Exercise prompt |
Your answer must be every line of the data below that holds the string "hipLaunchKernelGGL", copied exactly.

Material shown |

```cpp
// ... 29 lines not shown
int wfae_c1r_stat_rows(int M, int K, int NB, int HW);
int wfae_c1r_fwd(const float* w, int64_t w_sm, int64_t w_sk, const float* x, const float* pro_scale, const float* pro_shift,
                 const float* res, float* y, int NB, int K, int M, int HW, double* stat_part, int64_t stat_capacity,
                 int* stat_rows, wfae_stream_t stream);
int wfae_c1r_bnred_supported(int M, int K, int HW);
int wfae_c1r_bnred(const float* w, int64_t w_sm, int64_t w_sk, const float* dt, const float* x, const float* bn_scale,
                   const float* bn_shift, const float* save_mean, const float* save_invstd, float* da, int NB, int K, int M, int HW,
                   double* part, int64_t part_capacity, int* part_rows, wfae_stream_t stream);
int wfae_bn_act_bwd_from_rows(const double* part, int rows, int C, float* dgamma, float* dbeta, int accumulate, void* ws,
                              size_t ws_bytes, wfae_stream_t stream);
int wfae_c1r_bndx(const float* w, int64_t w_sm, int64_t w_sk, const float* dt, const float* x, const float* gamma,
                  const float* bn_scale, const float* bn_shift, const float* save_mean, const float* save_invstd, const float* coef,
                  const float* res, float* dx, int NB, int K, int M, int HW, int training, wfae_stream_t stream);
int wfae_c1rb_supported(int M, int K, int HW);
int wfae_c1rb_stat_rows(int M, int K, int NB, int HW);
int wfae_c1rb_fwd(const float* w, int64_t w_sm, int64_t w_sk, const uint16_t* x, const float* pro_scale, const float* pro_shift,
                  const uint16_t* res, uint16_t* y, int NB, int K, int M, int HW, double* stat_part, int64_t stat_capacity,
                  int* stat_rows, wfae_stream_t stream);
int wfae_c1w_supported(int Cin, int Cout, int HW);
int wfae_c1w_bwd_weight(const float* dy, const float* x, const float* bn_scale, const float* bn_shift, float* dw, int NB, int Cin,
                        int Cout, int HW, int accumulate, void* ws, size_t ws_bytes, wfae_stream_t stream);
int wfae_c1w_bwd_weight_bf16(const uint16_t* dy, const uint16_t* x, const float* bn_scale, const float* bn_shift, float* dw, int NB,
                             int Cin, int Cout, int HW, int accumulate, void* ws, size_t ws_bytes, wfae_stream_t stream);
int wfae_set_c1wd(int on);
int wfae_get_c1wd(void);
int wfae_c1wd_supported(int C, int mid, int HW);
int wfae_c1wd_bwd(const float* dy, const float* t2, const float* bn_scale, const float* bn_shift, const float* w3, float* dw3,
                  float* da3, int NB, int C, int mid, int HW, int accumulate, void* ws, size_t ws_bytes, wfae_stream_t stream);
int wfae_set_c1ws(int on);
int wfae_get_c1ws(void);
int wfae_c1ws_supported(int C, int mid, int HW);
int wfae_c1ws_stat_rows(int C, int mid, int NB, int HW, size_t ws_bytes);
int wfae_c1ws_bwd(const float* x, const float* dt1, const float* bn_scale, const float* bn_shift, const float* save_mean,
                  const float* save_invstd, const float* w1, float* dw1, double* part, int64_t part_capacity, int* part_rows, int NB,
                  int C, int mid, int HW, int accumulate, void* ws, size_t ws_bytes, wfae_stream_t stream);
int wfae_linear_fwd(const float* x, const float* w, const float* bias, float* y, int B, int In,
                    int Out, void* ws, size_t ws_bytes, wfae_stream_t stream);
int wfae_linear_bwd_data(const float* dy, const float* w, float* dx, int B, int In, int Out,
                         wfae_stream_t stream);
int wfae_linear_bwd_weight(const float* dy, const float* x, float* dw, int B, int In, int Out,
                           int accumulate, wfae_stream_t stream);
int wfae_linear_bwd_data_splitk(const float* dy, const float* w, float* dx, int B, int In, int Out, void* ws,
                                size_t ws_bytes, wfae_stream_t stream);
int wfae_linear_bwd_weight_splitk(const float* dy, const float* x, float* dw, int B, int In, int Out, int accumulate,
                                  void* ws, size_t ws_bytes, wfae_stream_t stream);

int wfae_conv4x4s2_down(const float* hi, const float* w, float* lo, int NB, int Chi, int Clo,
                        int Hlo, int Wlo, wfae_stream_t stream);
int wfae_conv4x4s2_up(const float* lo, const float* w, float* hi, int NB, int Chi, int Clo, int Hlo,
                      int Wlo, void* ws, size_t ws_bytes, wfae_stream_t stream);
int wfae_conv4x4s2_wgrad(const float* lo, const float* hi, float* dw, int NB, int Chi, int Clo,
// ... 391 lines not shown
```

### weatherforecastingtoolkit_amd/csrc/c1w.hip

```cpp
#include "common.h"

using namespace wfae;

namespace {

typedef float f32x16 __attribute__((ext_vector_type(16)));
typedef __bf16 bf16x8 __attribute__((ext_vector_type(8)));
typedef unsigned u32x4 __attribute__((ext_vector_type(4)));
typedef unsigned u32x2 __attribute__((ext_vector_type(2)));

struct C1WP {
  const void* P;
  const void* Q;
  float* slab;
  const float* pro_scale;
  const float* pro_shift;
  int MP, MQ, HW;
  int cpi;
  int kc;
  int ptiles;
};

constexpr int WNT = 512, WBK = 32;

// ... 176 lines not shown
      __builtin_amdgcn_sched_barrier(0);
      read_frag(f0, cur ^ 1, 0);
      mfma_frag(f1);
      __builtin_amdgcn_sched_barrier(0);
    }
  }

  float* __restrict__ Cb = p.slab + (long)blockIdx.y * p.MP * p.MQ;
#pragma unroll
  for (int i = 0; i < TM; ++i)
#pragma unroll
    for (int j = 0; j < TN; ++j) {
      const int col = n0 + wn0 + 32 * j + r31;
#pragma unroll
      for (int q = 0; q < 16; ++q) {
        const int row = m0 + wm0 + 32 * i + (q & 3) + 8 * (q >> 2) + 4 * lh;
        if (row < p.MP && col < p.MQ) Cb[(long)row * p.MQ + col] = acc[i][j][q];
      }
    }
}

inline bool al16(const void* q) { return (reinterpret_cast<uintptr_t>(q) & 15) == 0; }

template <typename T, int PRO>
int launch_c1w(C1WP& p, int NB, hipStream_t st, const char* what) {
  const int tm = p.MP > 128 ? 2 : 1, tn = p.MQ > 64 ? 2 : 1;
  const int bm = 128 * tm, bn = 64 * tn;
  p.ptiles = cdiv(p.MP, bm);
  const int qtiles = cdiv(p.MQ, bn);
  const dim3 grid((unsigned)(p.ptiles * qtiles), (unsigned)(NB * p.cpi)), block(WNT);
  if (tm == 2 && tn == 2) hipLaunchKernelGGL((c1w_kernel<T, 2, 2, PRO>), grid, block, 0, st, p);
  else if (tm == 2) hipLaunchKernelGGL((c1w_kernel<T, 2, 1, PRO>), grid, block, 0, st, p);
  else if (tn == 2) hipLaunchKernelGGL((c1w_kernel<T, 1, 2, PRO>), grid, block, 0, st, p);
  else hipLaunchKernelGGL((c1w_kernel<T, 1, 1, PRO>), grid, block, 0, st, p);
  return check_launch(what);
}

inline bool c1w_shape_ok(int Cin, int Cout, int HW) {
  return HW % 32 == 0 && Cin % 32 == 0 && Cout % 32 == 0 && Cin >= 32 && Cout >= 32;
}

template <typename T>
int c1w_impl(const T* dy, const T* x, const float* bn_scale, const float* bn_shift, float* dw, int NB, int Cin, int Cout, int HW,
             int accumulate, void* ws, size_t ws_bytes, hipStream_t st, const char* what) {
  WFAE_REQUIRE(dy && x && dw && ws, WFAE_ERR_NULL_POINTER, "%s: null pointer", what);
  WFAE_REQUIRE(NB > 0 && Cin > 0 && Cout > 0 && HW > 0 && NB <= 65535, WFAE_ERR_BAD_SHAPE, "%s: bad shape", what);
  WFAE_REQUIRE(c1w_shape_ok(Cin, Cout, HW) && al16(dy) && al16(x), WFAE_ERR_UNSUPPORTED,
               "%s: needs HW %% 32 == 0, channel counts %% 32 == 0, 16-byte aligned tensors (Cin %d, Cout %d, HW %d)", what, Cin,
               Cout, HW);
  const bool x_is_p = Cin >= Cout;
  C1WP p = {};
  p.P = x_is_p ? (const void*)x : (const void*)dy;
  p.Q = x_is_p ? (const void*)dy : (const void*)x;
  p.MP = x_is_p ? Cin : Cout;
// ... 18 lines not shown

namespace wfae {

bool c1w_chunks(int MP, int MQ, int NB, int HW, size_t ws_bytes, int* cpi_out, int* kc_out) {
  const size_t slab = (size_t)MP * MQ * sizeof(float);
  const int tiles = cdiv(MP, MP > 128 ? 256 : 128) * cdiv(MQ, MQ > 64 ? 128 : 64);
  int cpi = cdiv(1024, (long)tiles * NB);
  const int max_cpi = HW / 256 > 0 ? HW / 256 : 1;
  if (cpi > max_cpi) cpi = max_cpi;
  if (cpi < 1) cpi = 1;
  while (cpi > 1 && (size_t)NB * cpi * slab > ws_bytes) --cpi;
  if ((size_t)NB * cpi * slab > ws_bytes) return false;
  *kc_out = cdiv(cdiv(HW, cpi), WBK) * WBK;
  *cpi_out = cdiv(HW, *kc_out);
  return true;
}

}

extern "C" {

int wfae_c1w_supported(int Cin, int Cout, int HW) { return c1w_shape_ok(Cin, Cout, HW) ? 1 : 0; }

int wfae_c1w_bwd_weight(const float* dy, const float* x, const float* bn_scale, const float* bn_shift, float* dw, int NB, int Cin,
                        int Cout, int HW, int accumulate, void* ws, size_t ws_bytes, wfae_stream_t stream) {
  WFAE_REQUIRE((bn_scale != nullptr) == (bn_shift != nullptr), WFAE_ERR_NULL_POINTER, "c1w_bwd_weight: scale / shift go together");
  return c1w_impl(dy, x, bn_scale, bn_shift, dw, NB, Cin, Cout, HW, accumulate, ws, ws_bytes, (hipStream_t)stream, "c1w_bwd_weight");
}

int wfae_c1w_bwd_weight_bf16(const uint16_t* dy, const uint16_t* x, const float* bn_scale, const float* bn_shift, float* dw, int NB,
                             int Cin, int Cout, int HW, int accumulate, void* ws, size_t ws_bytes, wfae_stream_t stream) {
  WFAE_REQUIRE((bn_scale != nullptr) == (bn_shift != nullptr), WFAE_ERR_NULL_POINTER, "c1w_bwd_weight_bf16: scale / shift go together");
  return c1w_impl(dy, x, bn_scale, bn_shift, dw, NB, Cin, Cout, HW, accumulate, ws, ws_bytes, (hipStream_t)stream,
                  "c1w_bwd_weight_bf16");
}

}
```

### weatherforecastingtoolkit_amd/csrc/c1wd.hip

```cpp
#include "common.h"
#include <atomic>
#include <stdlib.h>
#include <type_traits>

using namespace wfae;

namespace {

typedef float f32x4 __attribute__((ext_vector_type(4)));
typedef float f32x16 __attribute__((ext_vector_type(16)));
typedef __bf16 bf16x8 __attribute__((ext_vector_type(8)));
typedef short s16x4 __attribute__((ext_vector_type(4)));
typedef short s16x8 __attribute__((ext_vector_type(8)));
typedef unsigned u32x4 __attribute__((ext_vector_type(4)));
typedef unsigned u32x2 __attribute__((ext_vector_type(2)));
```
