# seanome/kmerseek

Hardware: AMD Instinct MI355X
Metric: k-mers hashed+matched/sec (higher is better)
Workload: dtype u64

## Files before the change

### include/kmerseek_amd.h

```cpp
#ifndef KMERSEEK_AMD_H
#define KMERSEEK_AMD_H

#include <stddef.h>
#include <stdint.h>

#ifdef __cplusplus
extern "C" {
#endif

#define KS_ABI_VERSION 1

typedef enum ks_status {
    KS_OK = 0,
    KS_ERR_INVALID_MOLTYPE = 1,
    KS_ERR_INVALID_KSIZE = 2,
    KS_ERR_INVALID_RESIDUE = 3,
    KS_ERR_INVALID_ARG = 4,
    KS_ERR_OOM = 5,
    KS_ERR_HIP = 6,
    KS_ERR_NO_DEVICE = 7,
    KS_ERR_CAPACITY = 8,
    KS_ERR_INVALID_SCALED = 9
} ks_status;

typedef enum ks_moltype { KS_PROTEIN = 0, KS_DAYHOFF = 1, KS_HP = 2 } ks_moltype;

#define KS_SEED_DEFAULT 42ull
#define KS_MAX_KSIZE 128u

typedef struct ks_params {
    uint32_t ksize;
    uint32_t scaled;
    uint32_t moltype;
    uint32_t flags;
    uint64_t seed;
} ks_params;

typedef struct ks_ctx ks_ctx;
typedef struct ks_sketches ks_sketches;
typedef struct ks_index ks_index;
typedef struct ks_hits ks_hits;
typedef struct ks_kmerpos ks_kmerpos;
typedef struct ks_matchpos ks_matchpos;
typedef struct ks_regions ks_regions;


uint32_t ks_abi_version(void);
const char *ks_status_string(int status);

int ks_moltype_from_string(const char *name, uint32_t *moltype_out);

uint64_t ks_max_hash(uint32_t scaled);

int ks_ctx_create(int device, void *hip_stream, ks_ctx **out);
void ks_ctx_destroy(ks_ctx *ctx);
const char *ks_last_error(const ks_ctx *ctx);
void *ks_ctx_stream(const ks_ctx *ctx);
int ks_ctx_synchronize(ks_ctx *ctx);
int ks_ctx_pool_stats(const ks_ctx *ctx, uint64_t *n_blocks, uint64_t *bytes_held, uint64_t *bytes_in_use,
                      uint64_t *n_mallocs);

int ks_ctx_sketch_stats(const ks_ctx *ctx, uint64_t out[4]);
int ks_ctx_search_stats(const ks_ctx *ctx, uint64_t out[2]);
int ks_ctx_fused_stats(const ks_ctx *ctx, uint64_t out[2]);
int ks_ctx_qfilter_stats(const ks_ctx *ctx, uint64_t out[2]);
int ks_ctx_reload_debug_env(ks_ctx *ctx);
int ks_debug_guard_selftest(const char *what);

int ks_dev_malloc(ks_ctx *ctx, uint64_t bytes, void **out);
int ks_dev_free(ks_ctx *ctx, void *ptr);
int ks_dev_upload(ks_ctx *ctx, void *dst_device, const void *src_host, uint64_t bytes);
int ks_dev_download(ks_ctx *ctx, void *dst_host, const void *src_device, uint64_t bytes);

int ks_host_alloc(ks_ctx *ctx, uint64_t bytes, void **out);
int ks_host_free(ks_ctx *ctx, void *ptr);


typedef struct ks_residue_error {
    uint32_t seq_index;
    uint32_t position;
    uint8_t residue;
} ks_residue_error;

int ks_validate_and_resolve(const uint8_t *seq, uint64_t len, int upper, uint64_t rng_seed,
                            uint8_t *out, uint64_t *out_len, ks_residue_error *err);
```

Solution to the problem |
  if (tm == 2 && tn == 2) hipLaunchKernelGGL((c1w_kernel<T, 2, 2, PRO>), grid, block, 0, st, p);
  else if (tm == 2) hipLaunchKernelGGL((c1w_kernel<T, 2, 1, PRO>), grid, block, 0, st, p);
  else if (tn == 2) hipLaunchKernelGGL((c1w_kernel<T, 1, 2, PRO>), grid, block, 0, st, p);
  else hipLaunchKernelGGL((c1w_kernel<T, 1, 1, PRO>), grid, block, 0, st, p);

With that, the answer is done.